What could Stephen Strasburg be worth?

The Washington Nationals won their first World Series in franchise history.

Stephen Strasburg, the most dominant pitcher during the postseason, is in line to receive an enormous paycheck this offseason after opting out of a $100 million deal that would have extended his stay in D.C.

He had a perfect 5-0 record in the playoffs and pitched to the tune of a 1.98 ERA over the course of 36.1 innings pitched, with 47 strikeouts against just four base on balls. He became the first ever first overall pick to win a World Series MVP.

The only National League pitchers who were more valuable than Strasburg (5.7) during the regular season in terms of wins above replacement (FanGraphs’ version) were Max Scherzer (6.5) and Jacob deGrom (7.0).

Strasburg, having registered at least 130 innings in eight consecutive seasons dating back to 2012, has proven to be fairly durable, especially when one considers that he underwent Tommy John surgery shortly after his highly anticipated debut in 2010.

Though it’s worth pointing out that Strasburg’s fastball velocity has dwindled notably in recent years. In fact, of the 54 pitchers (each of whom had to have thrown at least one four-seam fastball) to throw 130+ innings the last two seasons, Strasburg’s drop in FF velocity was the seventh largest.

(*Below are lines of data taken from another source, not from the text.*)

-    for (unsigned b = blockIdx.x * (blockDim.x >> 5) + (threadIdx.x >> 5); b < n; b += nwarps) {
-        const uint32_t id = list[b];
-        const int bx = (int)(id & 0xFFu) + lane % 3 - 1, by = (int)((id >> 8) & 0xFFFu) + (lane / 3) % 3 - 1, bz = (int)(id >> 20) + lane / 9 - 1;
-        int c = 0;
-        if (lane < 27 && lane != 13 && bx >= 0 && by >= 0 && bz >= 0 && bx < bd.nbx && by < bd.nby && bz < bd.nbz) {
-            const size_t bid = ((size_t)bz * bd.nby + by) * bd.nbx + bx;
-            unsigned* word = reinterpret_cast<unsigned*>(cls + (bid & ~(size_t)3));
-            const unsigned sh = (unsigned)(bid & 3) * 8u;
-            for (;;) {
-                const unsigned w = *(volatile unsigned*)word, b8 = (w >> sh) & 0xFFu;
-                const int cur = b8 == kClsInherit ? (int)scls[((size_t)(bz / kSuper) * bd.nsy + by / kSuper) * bd.nbx + bx] : (int)b8;
-                if (cur == 0 || (b8 != kClsInherit && (b8 & 4u))) { c = 0; break; }
-                if (atomicCAS(word, w, (w & ~(0xFFu << sh)) | ((unsigned)(cur | 4) << sh)) == w) { c = cur; break; }
-            }
-        }
-        uint32_t todo = __ballot_sync(0xffffffffu, c != 0);
-        while (todo) {
-            const int src = __ffs(todo) - 1;
-            todo &= todo - 1;
-            const int nx = __shfl_sync(0xffffffffu, bx, src), ny = __shfl_sync(0xffffffffu, by, src), nz = __shfl_sync(0xffffffffu, bz, src);
-            const int nc = __shfl_sync(0xffffffffu, c, src);
-            if (lane < 16) write_decided_signs(g, S, nx, ny, nz, nc, lane);
-        }
-    }
-}
 __global__ void __launch_bounds__(256)
 add_index_base_kernel(uint32_t* __restrict__ tri_list, unsigned long long n, uint32_t delta) {
     const unsigned long long stride = (unsigned long long)gridDim.x * blockDim.x;
@@ -547,16 +515,18 @@
 }
 
 __global__ void __launch_bounds__(256)
-decided_signs_all_kernel(const Grid g, const BlockDims bd, uint8_t* __restrict__ cls, const uint8_t* __restrict__ scls, uint32_t* __restrict__ S) {
+decided_signs_all_kernel(const Grid g, const BlockDims bd, const uint8_t* __restrict__ cls, const uint8_t* __restrict__ scls, uint32_t* __restrict__ S) {
     const unsigned nblocks = (unsigned)bd.nbx * (unsigned)bd.nby * (unsigned)bd.nbz;
     const unsigned idx = blockIdx.x * blockDim.x + threadIdx.x;
     if (idx >= nblocks) return;
     const int bx = (int)(idx % (unsigned)bd.nbx), by = (int)(idx / (unsigned)bd.nbx % (unsigned)bd.nby), bz = (int)(idx / ((unsigned)bd.nbx * (unsigned)bd.nby));
     const int c = block_class_of(cls, scls, bd, bx, by, bz);
-    if (c == 0 || (c & 4)) return;
-    cls[idx] = (uint8_t)(c | 4);
-#pragma unroll
-    for (int l = 0; l < 16; l++) write_decided_signs(g, S, bx, by, bz, c, l);
+    if (c == 0) return;
+#pragma unroll
+    for (int l = 0; l < 16; l++) {
+        const int y = by * kFieldBlockY + (l >> 2), pz = bz * kFieldBlockZ + (l & 3);
+        if (y < g.NV && pz < g.NZ) S[((size_t)pz * g.NV + y) * g.WP + bx] = c == 2 ? 0xffffffffu : 0u;
+    }
 }
 
 __global__ void __launch_bounds__(256)
@@ -603,13 +573,35 @@
     uint16_t emask[256];
 };
 
-__device__ __forceinline__ void vertex_row_words(const uint32_t* __restrict__ B, uint32_t idx, uint32_t plane, uint32_t r[4]) {
-    const uint32_t* p0 = B + idx;
-    const uint32_t* p1 = B + (idx + plane);
-    const uint32_t a0 = __ldg(p0), a1 = __ldg(p0 + 1);
-    const uint32_t b0 = __ldg(p1), b1 = __ldg(p1 + 1);
+struct BlockSigns { uint32_t und, one; };
+struct BlockClasses {
+    const uint8_t* cls;
+    const uint8_t* scls;
+    BlockDims bd;
+};
+__device__ __forceinline__ BlockSigns block_signs(const BlockClasses& bc, int bx0, int by0, int bz0, bool y1 ,
+                                                  bool z1 ) {
+    BlockSigns r{0u, 0u};
+#pragma unroll
+    for (int b = 0; b < 8; b++) {
+        if ((((b >> 1) & 1) && !y1) || ((b >> 2) && !z1)) continue;
+        const int bx = min(bx0 + (b & 1), bc.bd.nbx - 1), by = by0 + ((b >> 1) & 1), bz = bz0 + (b >> 2);
+        const int c = block_class_of(bc.cls, bc.scls, bc.bd, bx, by, bz);
+        r.und |= (uint32_t)(c == 0) << b;
+        r.one |= (uint32_t)(c == 2) << b;
+    }
+    return r;
+}
+__device__ __forceinline__ uint32_t sign_word(const uint32_t* __restrict__ B, uint32_t i, const BlockSigns& bs, uint32_t b) {
+    const uint32_t v = __ldg(B + i);
+    return ((bs.und >> b) & 1u) ? v : 0u - ((bs.one >> b) & 1u);
+}
+__device__ __forceinline__ void vertex_row_words(const uint32_t* __restrict__ B, uint32_t idx, uint32_t plane, uint32_t r[4],
+                                                 const BlockSigns& bs = BlockSigns{0xffu, 0u}, uint32_t b0 = 0u, uint32_t b1 = 0u) {
+    const uint32_t a0 = sign_word(B, idx, bs, b0), a1 = sign_word(B, idx + 1u, bs, b0 | 1u);
+    const uint32_t c0 = sign_word(B, idx + plane, bs, b1), c1 = sign_word(B, idx + plane + 1u, bs, b1 | 1u);
     r[0] = __funnelshift_r(a0, a1, 1); r[1] = __funnelshift_r(a0, a1, 2);
-    r[2] = __funnelshift_r(b0, b1, 1); r[3] = __funnelshift_r(b0, b1, 2);
+    r[2] = __funnelshift_r(c0, c1, 1); r[3] = __funnelshift_r(c0, c1, 2);
 }
 __device__ __forceinline__ void corner_words(const uint32_t lo[4], const uint32_t hi[4], uint32_t c[8]) {
     c[0] = lo[0]; c[1] = lo[1]; c[4] = lo[2]; c[5] = lo[3];
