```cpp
template <typename ST>
TPS_DEV void binseg_from_lc(const ScanArgs& a, const Lds& l, uint64_t lc_g, const ST* S_global, int n, uint64_t tot, int jump,
                            int min_size, int n_patterns, uint32_t* misc, uint32_t* xs, int& bkp, double& gain, bool& tie) {
    const int ncand = (n - 1) / jump;
#ifdef TPS_EMU
    double* keep = (double*)xs;
#endif
    double best = -1.0;
    int best_b = -1;
    bool amb = false;
    uint64_t bits = 0;
    const int c_min = (min_size + jump - 1) / jump > 1 ? (min_size + jump - 1) / jump : 1;
    const int c_max = (n - min_size) / jump < ncand ? (n - min_size) / jump : ncand;
    const bool exact53 = (double)n * 4294967296.0 < 9007199254740992.0 && (double)tot * (double)n < 9007199254740992.0;
    const double nf = (double)n, totf = (double)tot;
    constexpr int LCV = 16;
    const bool prefilter = !a.lc16 && lc_g && exact53 && c_max - c_min < LCV * NT;
    int nslot = c_max >= c_min ? (c_max - c_min + NT) / NT : 0;
    TPS_PIN_S(nslot);
    auto tile_sum = [&](int c) { return l.Tc[(uint32_t)(((uint64_t)(uint32_t)(c * jump) * a.tw_magic) >> 32)]; };
    float p_s1 = -1.0f, p_s2 = -1.0f, thr32 = -1.0f;
    uint32_t p_lc = 0;
    int p_c = -1;
    bool crowded = false;
#ifdef TPS_EMU
    static thread_local float ps1_keep[NT], ps2_keep[NT];
    static thread_local uint32_t plc_keep[NT];
    static thread_local int pc_keep[NT];
    float emu_m32 = 0.0f;
#endif
    if (prefilter) {
        TPS_PHASE {
            p_s1 = -1.0f; p_s2 = -1.0f; p_lc = 0; p_c = -1;
            auto group = [&](int g) {
                uint32_t lcv[4];
                TPS_UNROLL
                for (int i = 0; i < 4; ++i) {
                    const int c = c_min + tid + (4 * g + i) * NT;
                    lcv[i] = c <= c_max ? g32_load(lc_g, (uint32_t)c) : 0u;
                }
                TPS_UNROLL
                for (int i = 0; i < 4; ++i) {
                    const int c = c_min + tid + (4 * g + i) * NT;
                    const int b = c * jump;
                    const double bf = (double)b;
                    const float d32 = (float)__builtin_fma(-totf, bf, nf * (double)lcv[i]);
                    const float den32 = (float)b * (float)(n - b);
#ifdef TPS_EMU
                    float s_ = d32 * d32 * (1.0f / den32);
#else
                    float s_ = d32 * d32 * __builtin_amdgcn_rcpf(den32);
#endif
                    s_ = c <= c_max ? s_ : -1.0f;
                    const bool gt = s_ > p_s1;
                    const float lose = gt ? p_s1 : s_;
                    p_s2 = lose > p_s2 ? lose : p_s2;
                    p_lc = gt ? lcv[i] : p_lc;
                    p_c = gt ? c : p_c;
                    p_s1 = gt ? s_ : p_s1;
                }
            };
            if (nslot > 0) group(0);
            if (nslot > 4) group(1);
            if (nslot > 8) group(2);
            if (nslot > 12) group(3);
#ifdef TPS_EMU
            ps1_keep[tid] = p_s1; ps2_keep[tid] = p_s2; plc_keep[tid] = p_lc; pc_keep[tid] = p_c;
            emu_m32 = p_s1 > emu_m32 ? p_s1 : emu_m32;
#endif
        }
        float m32;
#ifdef TPS_EMU
        m32 = emu_m32;
#else
        {
            const float nn = p_s1 > 0.0f ? p_s1 : 0.0f;
            uint32_t mb;
            __builtin_memcpy(&mb, &nn, 4);
            mb = wave_max_u32(mb);
            __builtin_memcpy(&m32, &mb, 4);
        }
#endif
        thr32 = m32 * (1.0f - 1e-4f);
#ifdef TPS_EMU
        for (int t = 0; t < NT; ++t) crowded = crowded || (ps2_keep[t] >= thr32 && ps2_keep[t] >= 0.0f);
#else
        crowded = __builtin_amdgcn_ballot_w64(p_s2 >= thr32 && p_s2 >= 0.0f) != 0;
#endif
    }
    TPS_PHASE {
        double bn = -1.0, bd = 1.0;
        best_b = -1;
        amb = false;
        auto offer = [&](int c, uint32_t lc) {
            const int b = c * jump;
            const double bf = (double)b;
            double dd;
            if (exact53) dd = __builtin_fma(-totf, bf, nf * (double)lc);
            else dd = (double)((int64_t)n * (int64_t)lc - (int64_t)tot * (int64_t)b);
            const double num = dd * dd, den = bf * (nf - bf);
            const double t1 = num * bd, t2 = bn * den;
            const double diff = t1 - t2;
            const bool near = __builtin_fabs(diff) <= 1e-13 * t2;
            const bool take = diff >= 0.0;
            amb = near || (amb && !take);
            if (take) { bn = num; bd = den; best_b = b; }
        };
        if (prefilter) {
#ifdef TPS_EMU
            p_s1 = ps1_keep[tid]; p_lc = plc_keep[tid]; p_c = pc_keep[tid];
#endif
            if (p_c >= 0 && p_s1 >= thr32) offer(p_c, p_lc);
        } else if (a.lc16 && lc_g && c_max - c_min < LCV * NT) {
            uint32_t lcv[LCV];
            TPS_UNROLL
            for (int i = 0; i < LCV; ++i) {
                const int c = c_min + tid + i * NT;
                lcv[i] = c <= c_max ? g16_load(lc_g, (uint32_t)c) : 0u;
            }
            TPS_UNROLL
            for (int i = 0; i < LCV; ++i) {
                const int c = c_min + tid + i * NT;
                if (c <= c_max) offer(c, tile_sum(c) + lcv[i]);
            }
        } else {
            TPS_NOVEC
            for (int c = c_min + tid; c <= c_max; c += NT) {
                uint32_t lc;
                if (a.lc16) lc = tile_sum(c) + (lc_g ? g16_load(lc_g, (uint32_t)c) : (uint32_t)l.Lc16[c]);
                else lc = lc_g ? g32_load(lc_g, (uint32_t)c) : l.Lc[c];
                offer(c, lc);
            }
        }
        best = best_b >= 0 ? bn / bd : -1.0;
        bits = 0;
        if (best >= 0.0) __builtin_memcpy(&bits, &best, 8);
#ifdef TPS_EMU
        keep[3 * tid] = best; keep[3 * tid + 1] = amb ? 1.0 : 0.0; keep[3 * tid + 2] = (double)best_b;
#endif
// ... 177 lines not shown
            for (int w0 = 0; w0 < n_win; w0 += tw) {
                const int nw_tile = (n_win - w0) < tw ? (n_win - w0) : tw;
                const int64_t i0 = (int64_t)w0 * prm.slide;
                int64_t n_stage = n_s - i0;
                const int64_t cap = (int64_t)blk_per_tile * prm.slide + 32;
                if (n_stage > cap) n_stage = cap;
                const Stage st = stage_plan(a.seq2, a.inv, woff, L, tail == 1, prm.trimfirst, i0, (int)n_stage);
                const int blk_need = nw_tile + a.q + 1;
                const int spans = (blk_need + (1 << a.blk_log2) - 1) >> a.blk_log2;
                const int ndw = spans * a.span_dw + 8 < a.seq_dw ? spans * a.span_dw + 8 : a.seq_dw;
                TPS_PHASE { if (tid == 0) l.misc[M_INVALID] = 0; }
                TPS_SYNC();
                TPS_PHASE { stage_thread(st, has_inv, l.seq2, l.val, (ndw + 3) >> 2, &l.misc[M_INVALID], tid); }
                TPS_SYNC();
                if (w0 == 0) TPS_STAMP(5);
                TPS_PHASE {
                    for (int sp = tid; sp < spans; sp += NT) blocks_span(a, l, st.delta, sp);
                }
                TPS_SYNC();
                if (w0 == 0) TPS_STAMP(6);
                wg_exclusive_scan(l.Tot, spans, &l.misc[M_SCAN]);
                if (w0 == 0) TPS_STAMP(7);
                for (int base = 0; base < nw_tile; base += WIN_U * NT) {
                    TPS_PHASE { windows_group(a, l, st.delta, w0, nw_tile, out_base, base, tid); }
                    TPS_SYNC();
                    const uint32_t gsum = wg_exclusive_scan(l.row, WIN_U * NT, &l.misc[M_SCAN]);
                    TPS_PHASE { candidates_group(a, l, lc_gen, w0, nw_tile, base, (uint32_t)s_total, tid); }
                    s_total += gsum;
                    TPS_SYNC();
                }
                if (w0 == 0) TPS_STAMP(8);
            }
        } else {
            typedef TileGeo<SV ? SV : 1, FULL> t_;
            constexpr int PF = t_::PF;
            const TileConst tc = tile_const(a, r);
            int tw = (int)uniform((uint32_t)a.tw);
            TPS_PIN_S(tw);
            bool pp = false;
            if constexpr (RAW) pp = a.pp_d >= 0 && (SO ? a.pp_d > 0 : (a.pp_d == 0 && a.raw != nullptr));
            bool pp_expect = a.so_fast != 2;
            auto tile_stage = [&](int w0_) {
                const int64_t i0 = (int64_t)w0_ * prm.slide;
                int64_t n_stage = n_s - i0;
                int64_t cap = (int64_t)t_::BASES;
                const int64_t need = (int64_t)(tw - 1 + tc.q) * prm.slide + tc.r + 13;
                if (cap > need) cap = need;
                if (n_stage > cap) n_stage = cap;
                return stage_plan(a.seq2, a.inv, woff, L, tail == 1, prm.trimfirst, i0, (int)n_stage);
            };
            u32x4 pf[PF];
            u32x2 pv[PF];
#ifdef TPS_EMU
            u32x4 pf_keep[NT][PF];
            u32x2 pv_keep[NT][PF];
#endif
            auto pf_load = [&](const Stage& stn, int tid_) {
                TPS_UNROLL
                for (int u = 0; u < PF; ++u) {
                    const int c = tid_ + u * NT;
                    pf[u].x = pf[u].y = pf[u].z = pf[u].w = 0;
                    pv[u].x = pv[u].y = 0;
                    if (c < stn.nq) {
                        pf[u] = load16(stage_addr(stn, c));
                        if (has_inv) pv[u] = load8(stage_inv_addr(stn, c));
                    }
#ifdef TPS_EMU
                    pf_keep[tid_][u] = pf[u];
                    pv_keep[tid_][u] = pv[u];
#endif
                }
            };
            if (n_win > 0) {
                const Stage st0 = tile_stage(0);
                TPS_PHASE {
                    if (tid == 0) { l.misc[M_INVALID] = 0; l.misc[M_NTIE] = 0; }
                    pf_load(st0, tid);
                }
            }
            for (int w0 = 0, tile = 0; w0 < n_win; w0 += tw, ++tile) {
                const int nw_tile = (n_win - w0) < tw ? (n_win - w0) : tw;
                const Stage st = tile_stage(w0);
                TPS_PHASE {
                    TPS_UNROLL
                    for (int u = 0; u < PF; ++u) {
                        const int c = tid + u * NT;
#ifdef TPS_EMU
                        pf[u] = pf_keep[tid][u];
                        pv[u] = pv_keep[tid][u];
#endif
                        if (c < t_::NQ) {
                            lds_store16(l.seq2 + SEQ_LEAD + 4 * c, stage_orient(st, pf[u]));
                            if (has_inv) {
                                const u32x2 o = stage_orient_inv(st, pv[u]);
                                if (o.x | o.y) l.misc[M_INVALID] = 1u;
                                lds_store8((uint32_t*)l.val + (SEQ_LEAD >> 1) + 2 * c, o);
                            }
                        }
                    }
                    if (tid == NT - 1) {
                        u32x4 z;
                        z.x = z.y = z.z = z.w = 0;
                        lds_store16(l.seq2, z);
                        if (has_inv) { u32x2 z2; z2.x = z2.y = 0; lds_store8((uint32_t*)l.val, z2); }
                    }
                }
                TPS_SYNC();
                if (w0 + tw < n_win) {
                    const Stage stn = tile_stage(w0 + tw);
                    TPS_PHASE { pf_load(stn, tid); }
                }
                if (w0 == 0) TPS_STAMP(5);
                const int fdelta = st.delta + 16 * SEQ_LEAD;
                if constexpr (RAW) {
                    constexpr int SP = SV ? SV : 5;
                    if (pp && uniform(l.misc[M_INVALID]) == 0) {
                        if constexpr (SO) {
                            constexpr int HD = F16K ? 5 : 4, HR = (F16K ? 94 : 95) % SP;
                            const bool home = TPS_PP_RPT != 0 && a.pp_d == HD && tc.r == HR;
                            bool chained = true;
                            if (a.so_fast && !pp_expect) {
                                if (home) chained = tile_pp_s<SP, 0, HD, F16K, HR>(a, tc, l, fdelta, w0, tile, nw_tile, out_base, s_total);
                                else switch (a.pp_d) {
                                    case 2: chained = tile_pp_s<SP, 0, 2, F16K>(a, tc, l, fdelta, w0, tile, nw_tile, out_base, s_total); break;
                                    case 3: chained = tile_pp_s<SP, 0, 3, F16K>(a, tc, l, fdelta, w0, tile, nw_tile, out_base, s_total); break;
                                    case 4: chained = tile_pp_s<SP, 0, 4, F16K>(a, tc, l, fdelta, w0, tile, nw_tile, out_base, s_total); break;
                                    case 5: chained = tile_pp_s<SP, 0, 5, F16K>(a, tc, l, fdelta, w0, tile, nw_tile, out_base, s_total); break;
                                    default: chained = tile_pp_s<SP, 0, (SP < 6 ? SP : 6), F16K>(a, tc, l, fdelta, w0, tile, nw_tile, out_base, s_total); break;
                                }
                            }
                            if (!chained) { pp_expect = false; continue; }
                            const uint64_t s_before = s_total;
                            if (home) tile_pp_s<SP, HD, 0, F16K, HR>(a, tc, l, fdelta, w0, tile, nw_tile, out_base, s_total);
                            else switch (a.pp_d) {
                                case 2: tile_pp_s<SP, 2, 0, F16K>(a, tc, l, fdelta, w0, tile, nw_tile, out_base, s_total); break;
                                case 3: tile_pp_s<SP, 3, 0, F16K>(a, tc, l, fdelta, w0, tile, nw_tile, out_base, s_total); break;
                                case 4: tile_pp_s<SP, 4, 0, F16K>(a, tc, l, fdelta, w0, tile, nw_tile, out_base, s_total); break;
                                case 5: tile_pp_s<SP, 5, 0, F16K>(a, tc, l, fdelta, w0, tile, nw_tile, out_base, s_total); break;
                                default: tile_pp_s<SP, (SP < 6 ? SP : 6), 0, F16K>(a, tc, l, fdelta, w0, tile, nw_tile, out_base, s_total); break;
                            }
                            pp_expect = a.so_fast != 2 && (s_total - s_before) > (uint64_t)nw_tile * (uint64_t)(pat.P + 4);
                        } else {
                            constexpr int HR4 = 96 % SP;
                            if constexpr (PAIR && (HR4 & 1) == 0 && TPS_PP_PAIRF != 0) {
                                if (tc.r == HR4 && a.pair_n != 0) { tile_pp_s<SP, 0, 0, false, HR4, true>(a, tc, l, fdelta, w0, tile, nw_tile, out_base, s_total); continue; }
                            }
                            if (TPS_PP_RPT != 0 && tc.r == HR4) tile_pp_s<SP, 0, 0, false, HR4>(a, tc, l, fdelta, w0, tile, nw_tile, out_base, s_total);
                            else tile_pp_s<SP, 0>(a, tc, l, fdelta, w0, tile, nw_tile, out_base, s_total);
                        }
                        continue;
                    }
                    if (pp && SO) {
                        TPS_PHASE { if (tid == 0) l.misc[M_SCAN + 6] = 1u; }
                        TPS_SYNC();
                    }
                }
                if constexpr (SO && !RAW) {
                    constexpr int SP = SV ? SV : 5;
                    if (a.pp_d > 0 && uniform(l.misc[M_INVALID]) == 0) {
                        bool done = false;
#define TPS_LC_CD_RP(D_, N) case N: if constexpr (N < SP && D_ <= SP) { tile_lc_s<SP, false, (N < SP ? N : 0), false, false, (D_ <= SP ? D_ : 0)>(a, tc, l, fdelta, w0, tile, nw_tile, out_base, s_total, r); done = true; } break;
#define TPS_LC_CD(D_) case D_: switch (tc.r) { TPS_LC_CD_RP(D_, 0) TPS_LC_CD_RP(D_, 1) TPS_LC_CD_RP(D_, 2) TPS_LC_CD_RP(D_, 3) TPS_LC_CD_RP(D_, 4) TPS_LC_CD_RP(D_, 5) TPS_LC_CD_RP(D_, 6) TPS_LC_CD_RP(D_, 7) default: break; } break;
                        if (a.so_fast) {
                            if constexpr (DCLASS == 1) { switch (a.pp_d) { TPS_LC_CD(2) TPS_LC_CD(3) TPS_LC_CD(4) default: break; } }
                            else if constexpr (DCLASS == 2) { switch (a.pp_d) { TPS_LC_CD(5) TPS_LC_CD(6) default: break; } }
                            else { switch (a.pp_d) { TPS_LC_CD(2) TPS_LC_CD(3) TPS_LC_CD(4) TPS_LC_CD(5) TPS_LC_CD(6) default: break; } }
                        }
#undef TPS_LC_CD
#undef TPS_LC_CD_RP
                        if (done) continue;
                    }
                }
                constexpr int SF = SV ? SV : 1;
                constexpr bool LC = TPS_LC_TILE != 0 && !SO && !RAW;
                if (uniform(l.misc[M_INVALID]) != 0) {
                    if constexpr (LC) tile_lc_s<SF, true, -1, false, false, 0, P16K>(a, tc, l, fdelta, w0, tile, nw_tile, out_base, s_total, r);
                    else tile_fused_s<SF, SO, true, -1, false, RAW>(a, tc, l, fdelta, w0, tile, nw_tile, out_base, s_total, r);
                } else if constexpr (SO || RAW) {
                    if (tc.r == 0) tile_fused_s<SF, SO, false, 0, PAIR && !RAW, RAW>(a, tc, l, fdelta, w0, tile, nw_tile, out_base, s_total, r);
                    else tile_fused_s<SF, SO, false, -1, PAIR && !RAW, RAW>(a, tc, l, fdelta, w0, tile, nw_tile, out_base, s_total, r);
                } else {
#define TPS_TILE_RP(N) case N: if constexpr (N < SF) { if constexpr (LC) { if ((tc.q & 7) == 0) tile_lc_s<SF, false, (N < SF ? N : 0), PAIR, true, 0, P16K>(a, tc, l, fdelta, w0, tile, nw_tile, out_base, s_total, r); \
// ... 239 lines not shown
```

With that being said, Strasburg two best offerings are his curveball and changeup. In the postseason hitters posted a .146 batting average and a .244 slugging percentage off of Strasburg’s curve and a .162 batting average and a .243 slugging percentage off of his changeup.

Curveball
Changeup

In order to project, Strasburg’s next contract, we will need to make several assumptions

5.0% inflation (for first 5 years)
Aging Curve: +0.25 WAR/yr (18-27), 0 WAR/yr (28-30),-0.5 WAR/yr (31-37),-0.75 WAR/yr (> 37)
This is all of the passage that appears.